I work for a pretty conservative company, and I have never really shared my personal life at work.
I have always kind of just been quiet and did my work. I see my friends going out with their coworkers and having happy hours with their partners and spouses, but the people I work with would not be accepting, so I stay hidden. Our end-of-the-year holiday party is coming up, and of course, everyone is bringing their partners or spouses, and the same old questions come up from my coworkers. The cringy attempts to set me up with someone, and the questioning of how such a handsome man is still single. I don't know why I can't be brave enough to just be honest, but I don't want to be treated differently just because of who I am, but I also don't want to hide. My friends say, just quit, but it's not that easy. This is a high-paying job that I would not be able to get outside this opportunity. I didn't go to college and have worked my way up at this company to a salary range that I wouldn't qualify for anywhere else. I feel trapped, both in this job and in my life. I struggle to date because a lot of guys aren't willing to date someone who is in the closet, and I feel more and more alone.
Dear Corporate Captive,
Coming out is not something that happens once in your life. It is a process that we as queer people must do repeatedly throughout our lives. For some, it gets easier and more outwardly apparent, but for many, it is a process that remains filled with anxiety and worry throughout our lives.

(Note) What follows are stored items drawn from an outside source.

# ktncktnc/diffusion-forcing-transformer

Hardware: AMD Instinct MI355X
Metric: denoised latent frames/sec, DFoT RE10K 8f & 200f rollout @1/2/4/8 GPU (higher is better)
Workload: dtype bf16

## Files before the change

### diffusion-forcing-transformer_amd/backbone.py

```python
from __future__ import annotations

import ctypes as C
import math
from typing import Dict, Optional, Sequence, Tuple

import torch
from torch import nn

from . import capi, ops


def _get(cfg, key, default=None):
    if isinstance(cfg, dict):
        return cfg.get(key, default)
    return getattr(cfg, key, default) if not hasattr(cfg, "get") else cfg.get(key, default)


class _Node(nn.Module):
    """Anonymous container so that dotted reference key names map onto a module tree."""


class UViT3DPose(nn.Module):
    def __init__(self, cfg, x_shape: Sequence[int], max_tokens: int, external_cond_dim: int = 0,
                 external_cond_type: str = "action", external_cond_num_classes: Optional[int] = None,
                 use_causal_mask: bool = False, **kwargs):
        super().__init__()
        block_types = list(_get(cfg, "block_types", ["ResBlock", "ResBlock", "TransformerBlock", "TransformerBlock"]))
        if block_types != ["ResBlock", "ResBlock", "TransformerBlock", "TransformerBlock"]:
            raise ValueError(f"unsupported block_types {block_types}")
        if _get(cfg, "pos_emb_type", "rope") != "rope":
            raise ValueError("only pos_emb_type='rope' is supported")
        if not _get(cfg, "use_fourier_noise_embedding", True):
            raise ValueError("only the Fourier noise-level embedding (continuous diffusion) is supported")
        cond = _get(cfg, "conditioning", None)
        cond_dim = _get(cond, "dim", None) if cond is not None else None
        self.cfg = cfg
        self.x_shape = tuple(x_shape)
        self.max_tokens = self.temporal_length = int(max_tokens)
        self.external_cond_dim = int(cond_dim or 180)
        self.use_causal_mask = use_causal_mask
        c = capi.UViTConfig()
        c.channels[:] = list(_get(cfg, "channels"))
        c.emb_channels = int(_get(cfg, "emb_channels"))
        c.num_updown_blocks[:] = list(_get(cfg, "num_updown_blocks"))
        c.num_mid_blocks = int(_get(cfg, "num_mid_blocks"))
        c.num_heads = int(_get(cfg, "num_heads"))
        c.in_channels = int(self.x_shape[0])
        c.resolution = int(self.x_shape[-1])
        c.max_tokens = self.max_tokens
        c.cond_dim = self.external_cond_dim
        c.noise_dim = 256
        c.rope_theta = 10000.0
        c.eps = 1e-6
        if int(_get(cfg, "patch_size", 2)) != 2:
            raise ValueError("only patch_size=2 is supported")
        self._ccfg = c
        self._handle = C.c_void_p()
        capi.check(capi.lib.dfot_uvit_create(C.byref(c), C.byref(self._handle)))
        self._names = []
        self._persistent_buffers = {"noise_level_pos_embedding.timesteps.freqs",
                                    "noise_level_pos_embedding.timesteps.phases"}
        shape = (C.c_int64 * 4)()
        ndim = C.c_int()
        for i in range(capi.lib.dfot_uvit_num_params(self._handle)):
            name = capi.lib.dfot_uvit_param_name(self._handle, i).decode()
            capi.check(capi.lib.dfot_uvit_param_shape(self._handle, i, shape, C.byref(ndim)))
            self._register(name, tuple(shape[k] for k in range(ndim.value)))
            self._names.append(name)
        self._synced: Optional[Tuple] = None
        self._reserved = 0
        self._op_key: Optional[int] = None
        self._cond_key = None
        self._cond_refs = None
        self._cond_gen = None
        self._cond_flag = None
        self.cond_cache_stats = {"builds": 0, "identity_hits": 0, "content_hits": 0}
        self._train_names = None
        self._trainer = None
        self._trainer_sig = None
        self.live_frames = None
        self.fresh_frames = None
        self._fresh_key = None
        self._train_stamp = 0
        self._dropout_generator: Optional[torch.Generator] = None

    def _register(self, name: str, shape: Tuple[int, ...]) -> None:
        *path, leaf = name.split(".")
        node: nn.Module = self
        for part in path:
            if part not in node._modules:
                node.add_module(part, _Node())
            node = node._modules[part]
        t = torch.zeros(shape, dtype=torch.float32)
        if name in self._persistent_buffers:
            node.register_buffer(leaf, t, persistent=True)
        else:
            node.register_parameter(leaf, nn.Parameter(t))

    def _tensors(self) -> Dict[str, torch.Tensor]:
        sd = dict(self.named_parameters())
        sd.update(dict(self.named_buffers()))
        return sd

    def reset_parameters(self, seed: int = 0) -> None:
        g = torch.Generator().manual_seed(seed)
        with torch.no_grad():
            for name, t in self._tensors().items():
                leaf = name.rsplit(".", 1)[-1]
                if leaf == "freqs":
                    t.copy_(2 * math.pi * torch.randn(t.shape, generator=g))
                elif leaf == "phases":
                    t.copy_(2 * math.pi * torch.rand(t.shape, generator=g))
                elif any(s in name for s in (".attn_out.", ".mlp_out.2.", ".out_rest.1.", "project_output")):
                    t.zero_()
                elif leaf == "bias":
                    t.zero_()
                elif t.ndim == 1:
                    t.fill_(1.0)
                else:
                    fan_in = math.prod(t.shape[1:])
                    bound = 1.0 / math.sqrt(fan_in)
                    t.copy_((torch.rand(t.shape, generator=g) * 2 - 1) * bound)

    def _signature(self) -> Tuple:
        return tuple((t.data_ptr(), t._version) for t in self._tensors().values())

    def sync_weights(self, force: bool = False) -> None:
        sig = self._signature()
        if not force and sig == self._synced:
            return
        tensors = self._tensors()
        s = capi.stream_ptr()
        for name in self._names:
            t = tensors[name]
            if not t.is_cuda:
                raise RuntimeError(f"parameter {name} is on {t.device}; move the module to the GPU first")
            src = t.detach().to(torch.float32).contiguous()
            shape = (C.c_int64 * src.ndim)(*src.shape)
            capi.check(capi.lib.dfot_uvit_load_weight(self._handle, name.encode(), capi.ptr(src), shape, src.ndim, s))
        capi.check(capi.lib.dfot_uvit_finalize(self._handle, s))
        self._synced = sig
        self.reserve_generation = getattr(self, "reserve_generation", 0) + 1

    def set_option(self, key: str, value: int) -> None:
        self.reserve_generation = getattr(self, "reserve_generation", 0) + 1
        capi.check(capi.lib.dfot_uvit_set_option(self._handle, key.encode(), int(value)))

    def query(self, key: str) -> float:
        self.sync_weights()
        val = C.c_double()
        capi.check(capi.lib.dfot_uvit_query(self._handle, key.encode(), C.byref(val)))
        return float(val.value)

    def attn_timing(self):
        tot, n = C.c_double(), C.c_int64()
        capi.check(capi.lib.dfot_uvit_attn_timing(self._handle, C.byref(tot), C.byref(n)))
        return tot.value, n.value

    def init_random(self, seed: int = 0, zero_init_scale: float = 0.3) -> None:
        g = torch.Generator().manual_seed(seed)
        with torch.no_grad():
            for name, t in self._tensors().items():
                leaf = name.rsplit(".", 1)[-1]
                if leaf == "freqs":
                    v = 2 * math.pi * torch.randn(t.shape, generator=g)
                elif leaf == "phases":
                    v = 2 * math.pi * torch.rand(t.shape, generator=g)
                elif leaf == "bias":
                    v = 0.02 * torch.randn(t.shape, generator=g)
                elif t.ndim == 1:
                    v = 1.0 + 0.1 * torch.randn(t.shape, generator=g)
                else:
                    fan_in = t.shape[0] if name.startswith("project_output") else math.prod(t.shape[1:])
                    v = torch.randn(t.shape, generator=g) / math.sqrt(fan_in)
                    if any(s in name for s in (".attn_out.", ".mlp_out.2.", ".out_rest.1.", "project_output")):
                        v = v * zero_init_scale
                t.copy_(v.to(t.device))

    def reserve(self, batch: int) -> None:
        if batch > self._reserved:
            torch.cuda.synchronize()
            capi.check(capi.lib.dfot_uvit_reserve(self._handle, int(batch)))
            self._reserved = batch
            self.reserve_generation = getattr(self, "reserve_generation", 0) + 1
            self._cond_key = None

    def forward(self, x: torch.Tensor, noise_levels: torch.Tensor, external_cond: Optional[torch.Tensor] = None,
                external_cond_mask: Optional[torch.Tensor] = None) -> torch.Tensor:
        assert external_cond is not None, "External condition (camera pose) is required for U-ViT3DPose model."
        if self._op_key is None:
            self._op_key = ops.register_model(self)
        if torch.is_grad_enabled() and (x.requires_grad or any(p.requires_grad for p in self.parameters())):
            if self._train_names is None:
                self._train_names = [n for n, _ in self.named_parameters()]
            params = [p for _, p in self.named_parameters()]
            return torch.ops.dfot.uvit3d_pose_forward_train(x, noise_levels, external_cond, external_cond_mask, params, self._op_key)
        return torch.ops.dfot.uvit3d_pose_forward(x, noise_levels, external_cond, external_cond_mask, self._op_key)

    def _train_engine(self, params):
        from . import uvit_train
        sig = tuple((t.data_ptr(), t._version) for t in params) + tuple((b.data_ptr(), b._version) for _, b in self.named_buffers())
        if self._trainer is None:
            cfg = dict(channels=list(self._ccfg.channels), emb_channels=int(self._ccfg.emb_channels), patch_size=2,
                       block_types=["ResBlock", "ResBlock", "TransformerBlock", "TransformerBlock"],
                       num_updown_blocks=list(self._ccfg.num_updown_blocks), num_mid_blocks=int(self._ccfg.num_mid_blocks),
                       num_heads=int(self._ccfg.num_heads), in_channels=int(self._ccfg.in_channels), resolution=int(self._ccfg.resolution),
                       max_tokens=self.max_tokens, cond_dim=self.external_cond_dim, noise_dim=int(self._ccfg.noise_dim),
                       eps=float(self._ccfg.eps), rope_theta=float(self._ccfg.rope_theta),
                       block_dropouts=list(_get(self.cfg, "block_dropouts", [0.0] * 4) or [0.0] * 4))
            sd = {n: t for n, t in zip(self._train_names, params)}
            sd.update(dict(self.named_buffers()))
            ordered = {n: sd[n] for n in self._names}
            self._trainer = uvit_train.UViT3DPoseTrainer(ordered, cfg)
            self._trainer_sig = sig
        elif sig != self._trainer_sig:
            with torch.no_grad():
                for n, t in zip(self._train_names, params):
                    self._trainer.p[n].copy_(t)
                for n, b in self.named_buffers():
                    self._trainer.p[n].copy_(b)
            self._trainer.sync()
            self._trainer_sig = sig
        return self._trainer

    def _train_forward_impl(self, x, noise_levels, external_cond, external_cond_mask, params):
        assert x.shape[1] == self.temporal_length, (
            f"Temporal length of U-ViT is set to {self.temporal_length}, but input has temporal length {x.shape[1]}.")
        dev = params[0].device
        if dev.type != "cuda":
            raise RuntimeError(f"the backbone's parameters are on {dev}; move the module to the GPU first (there is no CPU path)")
        capi.require_device(dev, x=x, noise_levels=noise_levels, external_cond=external_cond, external_cond_mask=external_cond_mask)
        eng = self._train_engine(params)
        drop = external_cond_mask
        pdrop = float(_get(self.cfg, "external_cond_dropout", 0.0) or 0.0)
        if drop is None and self.training and pdrop > 0:
            drop = torch.rand(x.shape[0], device=dev) < pdrop
        eng.dropout_generator = self._dropout_generator if self.training else None
        self._train_stamp += 1
        with torch.no_grad():
            return eng.forward(x, noise_levels, external_cond, drop).to(x.dtype)

    def _train_backward_impl(self, grad_out, params, stamp=None, want_dx=False):
        eng = self._trainer
        if eng is None:
            raise RuntimeError("backward without a training forward")
        if stamp is not None and stamp != self._train_stamp:
            raise RuntimeError(
                f"UViT3DPose: backward of training forward #{stamp}, but forward #{self._train_stamp} has run since and overwritten the "
                "saved activations (one engine per module). Run backward after each forward (accumulate gradients as forward/backward "
                "pairs); two forwards of one module inside one loss are not supported.")
        with torch.no_grad():
            grads = eng.backward(grad_out, input_grad=want_dx)
        out = [grads[n].to(p.dtype).reshape(p.shape) if n in grads else torch.zeros_like(p) for n, p in zip(self._train_names, params)]
        if want_dx:
            out.append(eng.dx_in.to(grad_out.dtype))
        return out

    def _cond_content_equal(self, cond: torch.Tensor, mask: Optional[torch.Tensor]) -> bool:
        if self._cond_key is None or self._cond_refs is None:
            return False
        kept, kept_mask = self._cond_refs
        _, version, shape, synced, mask_key = self._cond_key
        if synced != self._synced or self._cond_gen != self.reserve_generation:
            return False
        if kept._version != version or (kept_mask is not None and kept_mask._version != mask_key[1]):
            return False
        for t in (cond, kept):
            if t.dtype != torch.float32 or not t.is_contiguous():
                return False
        if cond.device != kept.device or tuple(cond.shape) != shape:
            return False
        if (mask is None) != (kept_mask is None):
            return False
        if mask is not None and (mask.dtype != kept_mask.dtype or mask.shape != kept_mask.shape or mask.device != kept_mask.device
                                 or not mask.is_contiguous() or not kept_mask.is_contiguous()):
            return False
        if torch.cuda.is_current_stream_capturing():
            return False
        if self._cond_flag is None or self._cond_flag.device != cond.device:
            self._cond_flag = torch.zeros(1, dtype=torch.int32, device=cond.device)
        flag = self._cond_flag
        flag.zero_()
        s = capi.stream_ptr()
        capi.check(capi.lib.dfot_op_equal_bits(capi.ptr(kept), capi.ptr(cond), cond.numel() * cond.element_size(), capi.ptr(flag), s))
        if mask is not None:
            capi.check(capi.lib.dfot_op_equal_bits(capi.ptr(kept_mask), capi.ptr(mask), mask.numel() * mask.element_size(), capi.ptr(flag), s))
        return int(flag.item()) == 0

    def _forward_impl(self, x: torch.Tensor, noise_levels: torch.Tensor, external_cond: Optional[torch.Tensor] = None,
                      external_cond_mask: Optional[torch.Tensor] = None) -> torch.Tensor:
        assert x.shape[1] == self.temporal_length, (
            f"Temporal length of U-ViT is set to {self.temporal_length}, but input has temporal length {x.shape[1]}.")
        assert external_cond is not None, "External condition (camera pose) is required for U-ViT3DPose model."
        b = x.shape[0]
        if tuple(x.shape[2:]) != self.x_shape:
            raise ValueError(f"x has frame shape {tuple(x.shape[2:])}, expected {self.x_shape}")
        if tuple(external_cond.shape) != (b, self.temporal_length, self.external_cond_dim, *self.x_shape[1:]):
            raise ValueError(f"external_cond has shape {tuple(external_cond.shape)}")
        if external_cond_mask is not None:
            assert external_cond_mask.ndim == 1, "embedding mask should be of shape (B,)"
        if tuple(noise_levels.shape) != (b, self.temporal_length):
            raise ValueError(f"noise_levels has shape {tuple(noise_levels.shape)}, expected {(b, self.temporal_length)}")
        dev = next(self.parameters()).device
        if dev.type != "cuda":
            raise RuntimeError(f"the backbone's parameters are on {dev}; move the module to the GPU first (there is no CPU path)")
        capi.require_device(dev, x=x, noise_levels=noise_levels, external_cond=external_cond, external_cond_mask=external_cond_mask)
        self.sync_weights()
        self.reserve(b)
        xf = x.detach().to(torch.float32).contiguous()
        kf = noise_levels.detach().to(torch.float32).contiguous()
        key = (external_cond.data_ptr(), external_cond._version, tuple(external_cond.shape), self._synced,
               None if external_cond_mask is None else (external_cond_mask.data_ptr(), external_cond_mask._version))
        if key == self._cond_key:
            self.cond_cache_stats["identity_hits"] += 1
        else:
            if self._cond_content_equal(external_cond, external_cond_mask):
                self.cond_cache_stats["content_hits"] += 1
            else:
                cf = external_cond.detach().to(torch.float32).contiguous()
                mf = None if external_cond_mask is None else external_cond_mask.to(torch.uint8).contiguous()
                capi.check(capi.lib.dfot_uvit_set_conditions(self._handle, capi.ptr(cf, torch.float32, "external_cond"),
                                                             capi.ptr(mf, torch.uint8, "external_cond_mask"), b, capi.stream_ptr()))
                self.cond_cache_stats["builds"] += 1
            self._cond_key = key
            self._cond_refs = (external_cond, external_cond_mask)
            self._cond_gen = self.reserve_generation
        out = torch.empty_like(xf)
        live = self.live_frames
        if live is not None:
            if tuple(live.shape) != (b, self.temporal_length) or live.dtype != torch.uint8 or not live.is_contiguous():
                raise ValueError(f"live_frames must be a contiguous uint8 tensor of shape {(b, self.temporal_length)}")
            capi.require_device(dev, live_frames=live)
        fresh = self.fresh_frames
        if fresh is not None:
            if tuple(fresh.shape) != (b, self.temporal_length) or fresh.dtype != torch.uint8 or not fresh.is_contiguous():
                raise ValueError(f"fresh_frames must be a contiguous uint8 tensor of shape {(b, self.temporal_length)}")
            capi.require_device(dev, fresh_frames=fresh)
            if key != self._fresh_key:
                fresh = None
        capi.check(capi.lib.dfot_uvit_forward_cached_masks(self._handle, capi.ptr(xf, torch.float32, "x"),
                                                           capi.ptr(kf, torch.float32, "noise_levels"), capi.ptr(out), b,
                                                           capi.ptr(live, torch.uint8, "live_frames"),
                                                           capi.ptr(fresh, torch.uint8, "fresh_frames"), capi.stream_ptr()))
        self._fresh_key = key
        return out.to(x.dtype)

    def read_tap(self, name: str, channels: int, level: int, batch: int) -> torch.Tensor:
        r = self.x_shape[-1] // 2 // (2 ** level)
        out = torch.empty(batch * self.temporal_length, channels, r, r, device="cuda", dtype=torch.float32)
        capi.check(capi.lib.dfot_uvit_read_tap(self._handle, name.encode(), capi.ptr(out), out.numel(), capi.stream_ptr()))
        return out

    def __del__(self):
        try:
            if getattr(self, "_handle", None) and self._handle.value:
                capi.lib.dfot_uvit_destroy(self._handle)
                self._handle = C.c_void_p()
        except Exception:
            pass
```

If you have been in this position for many years, I can imagine that so much time has gone by that the years have added to the pressure and anxiety of the idea of being honest with your coworkers. We live in a time when workplace protections are non-existent in most areas of the country, so your fear isn't unreasonable, and it could very well have lifestyle-impacting consequences for you. I encourage you, however, to weigh the emotional toll that this situation is having on you with the perks of making a good salary. When all the dust of your life is settled, you will not take your last breath thinking of all the things you were able to buy because you had a nice salary. What kind of car you drove or the brand of clothing you wore will not matter. You can choose a life of financial comfort with the potential for end-of-life regret, or you can choose a humbler financial life with the potential to truly know yourself and to be loved fully. I would personally rather be happy in a hovel than miserable in a Mercedes.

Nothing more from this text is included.